__Work instruction__:
Take the data below and extract the lines from the one with "int n = 0, a = 0, t = 0;" to the one with "if (a >= k - thr7", inclusive, exactly as written.

• • •

#define RC_U(x) (w.uni((int)(x)))
#define RC_U64(x) (w.uni64((uint64_t)(x)))

template <class W>
RC_HD int rc_screened(W &w, const rc_read_state &S, int k)
{
    (void)w;
    int n = 0, a = 0, t = 0;
    const int nw = (S.len + 63) >> 6;
    for (int c = 0; c < nw; ++c) {
        n += rc_popc64(S.m_n[c]);
        a += rc_popc64(S.m_a[c]);
        t += rc_popc64(S.m_t[c]);
    }
    return n > 5 || a > S.len - k || t > S.len - k;
}

template <class W>
RC_HD void rc_polya_flags(W &w, rc_read_state &S, int k)
{
    int thr7 = 7;
    if (k / 2 > thr7) thr7 = k / 2;
    for (int i = w.lane; i < S.kcnt; i += W::STRIDE) {
        const int a = rc_popc64(rc_window(S.m_a, i, k));
        const int t = rc_popc64(rc_window(S.m_t, i, k));
        int f = 0;
        if (a >= k - 2 || t >= k - 2) f |= 1;
        if (a >= k - thr7 || t >= k - thr7) f |= 2;
        S.polya[i] = (unsigned char)f;
    }
    w.sync();
}

template <class W>
RC_HD void rc_masked_sorted(W &w, rc_read_state &S)
{
    for (int i = w.lane; i < S.kcnt; i += W::STRIDE) S.v[i] = (S.polya[i] & 2) ? -1 : S.counts[i];
    w.sync();
    w.sort(S.v, S.kcnt);
}

template <class W>
RC_HD int rc_initial_strong(W &w, const rc_read_state &S, int *found, int *prev)
{
    const int kcnt = S.kcnt;
    for (int b0 = ((kcnt - 1) >> 6) << 6; b0 >= 0; b0 -= 64) {
        const uint64_t m = w.ballot64(b0, kcnt, [&](int i) { return i >= 1 && S.v[i] > 2 * S.v[i - 1] && S.v[i] > 10; });
        if (m) {
            const int i = b0 + 63 - rc_clz64(m);
            *found = 1;
            *prev = RC_U(S.v[i - 1]);
            return RC_U(S.v[i]);
        }
    }
    *found = 0;
    *prev = 0;
    int i = kcnt;
    for (int b0 = 0; b0 < kcnt; b0 += 64) {
        const uint64_t m = w.ballot64(b0, kcnt, [&](int j) { return S.v[j] > 0; });
        if (m) {
            i = b0 + rc_ctz64(m);
            break;
        }
    }
    return RC_U(S.v[(i + kcnt - 1) / 2]);
}

template <class W>
RC_HD int rc_front_end(W &w, rc_read_state &S, const rc_run_params &P, int *info)
{
    *info = 4;
    if (S.len < RC_K(P)) return -1;
    if (rc_screened(w, S, RC_K(P))) return -1;
    rc_polya_flags(w, S, RC_K(P));
    rc_masked_sorted(w, S);
    int found, prev;
    int strong = rc_initial_strong(w, S, &found, &prev);
    *info = (found ? 1 : 0) | ((found && prev == 2) ? 2 : 0);
    return strong;
}

struct rc_search_ctx {
    int dir;
    int start, to;
    int max_fix_cnt;
    int best_fix_cnt;
    int best_bottleneck;
    int trial_cnt;
    int top2a, top2b;
};

RC_HD int rc_pin(int x)
{
#if defined(__HIP_DEVICE_COMPILE__)
    return __builtin_amdgcn_readfirstlane(x);
#else
    return x;
#endif
}

RC_HD int rc_sel4(const rc_cnt4 &c, int idx)
{
    const int c0 = rc_pin(c.c0), c1 = rc_pin(c.c1), c2 = rc_pin(c.c2), c3 = rc_pin(c.c3);
    int r = c0;
    r = idx == 1 ? c1 : r;
    r = idx == 2 ? c2 : r;
    r = idx == 3 ? c3 : r;
    return r;
}

RC_HD int rc_candidates(const rc_cnt4 &c, int b, int threshold)
{
    int m = 0;
    if (b != 0 && c.c0 >= threshold) m |= 1;
    if (b != 1 && c.c1 >= threshold) m |= 2;
    if (b != 2 && c.c2 >= threshold) m |= 4;
    if (b != 3 && c.c3 >= threshold) m |= 8;
    return m;
}

RC_HD int rc_pos_threshold(const rc_cnt4 &cnt, int upper, double e)
{
    int mx = 0;
    mx = cnt.c0 > mx ? cnt.c0 : mx;
    mx = cnt.c1 > mx ? cnt.c1 : mx;
    mx = cnt.c2 > mx ? cnt.c2 : mx;
    mx = cnt.c3 > mx ? cnt.c3 : mx;
    int ret = rc_bound_i(mx, e);
    if (ret < 1) ret = 1;
    if (upper > ret || upper <= 0) return ret;
    return upper;
}

RC_HD int rc_max4(const rc_cnt4 &cnt)
{
    int mx = 0;
    mx = cnt.c0 > mx ? cnt.c0 : mx;
    mx = cnt.c1 > mx ? cnt.c1 : mx;
    mx = cnt.c2 > mx ? cnt.c2 : mx;
    mx = cnt.c3 > mx ? cnt.c3 : mx;
    return mx;
}

RC_HD rc_kmer rc_extend(rc_kmer km, int k, int dir, int b)
{
    return dir > 0 ? rc_append(km, k, b) : rc_prepend(km, k, b);
}

RC_HD rc_kmer rc_extend_run(const rc_read_state &S, rc_kmer kc, int k, int dir, int p0, int j)
{
    if (j <= 0) return kc;
    rc_kmer r;
    if (dir > 0) {
        r.code = ((kc.code << (2 * j)) | rc_code_at(S.pk, p0, j)) & rc_kmer_mask(k);
        const uint64_t im = rc_window(S.m_inv, p0, j);
        int inv;
        if (im)
            inv = j - 1 - (63 - rc_clz64(im));
        else
            inv = kc.inv == -1 ? -1 : kc.inv + j;
        r.inv = inv >= k ? -1 : inv;
    } else {
        const int lo = p0 - j + 1;
        if (j >= k)
            r.code = rc_code_at(S.pk, lo, k);
        else
            r.code = (kc.code >> (2 * j)) | (rc_code_at(S.pk, lo, j) << (2 * (k - j)));
        const uint64_t im = rc_window(S.m_inv, lo, j);
        int inv;
        if (im)
            inv = k - 1 - rc_ctz64(im);
        else
            inv = kc.inv == -1 ? -1 : kc.inv - j;
        r.inv = inv < 0 ? -1 : inv;
    }
    return r;
}

template <class W>
RC_HD rc_kmer rc_anchor(W &w, const rc_read_state &S, int k, int a)
{
    rc_kmer kc;
    const int w0 = a >> 4, sh = 2 * (a & 15);
    uint64_t x = ((uint64_t)(uint32_t)RC_U(S.pk[w0]) << 32) | (uint32_t)RC_U(S.pk[w0 + 1]);
    if (sh) x = (x << sh) | ((uint64_t)(uint32_t)RC_U(S.pk[w0 + 2]) >> (32 - sh));
    kc.code = x >> (64 - 2 * k);
    const int mw = a >> 6, ms = a & 63;
    uint64_t im = RC_U64(S.m_inv[mw]) >> ms;
    if (ms) im |= RC_U64(S.m_inv[mw + 1]) << (64 - ms);
    if (k < 64) im &= (1ull << k) - 1ull;
    kc.inv = im ? k - 1 - (63 - rc_clz64(im)) : -1;
    return kc;
}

• • •

__Response__:
    int n = 0, a = 0, t = 0;
    const int nw = (S.len + 63) >> 6;
    for (int c = 0; c < nw; ++c) {
        n += rc_popc64(S.m_n[c]);
        a += rc_popc64(S.m_a[c]);
        t += rc_popc64(S.m_t[c]);
    }
    return n > 5 || a > S.len - k || t > S.len - k;
}

template <class W>
RC_HD void rc_polya_flags(W &w, rc_read_state &S, int k)
{
    int thr7 = 7;
    if (k / 2 > thr7) thr7 = k / 2;
    for (int i = w.lane; i < S.kcnt; i += W::STRIDE) {
        const int a = rc_popc64(rc_window(S.m_a, i, k));
        const int t = rc_popc64(rc_window(S.m_t, i, k));
        int f = 0;
        if (a >= k - 2 || t >= k - 2) f |= 1;
        if (a >= k - thr7 || t >= k - thr7) f |= 2;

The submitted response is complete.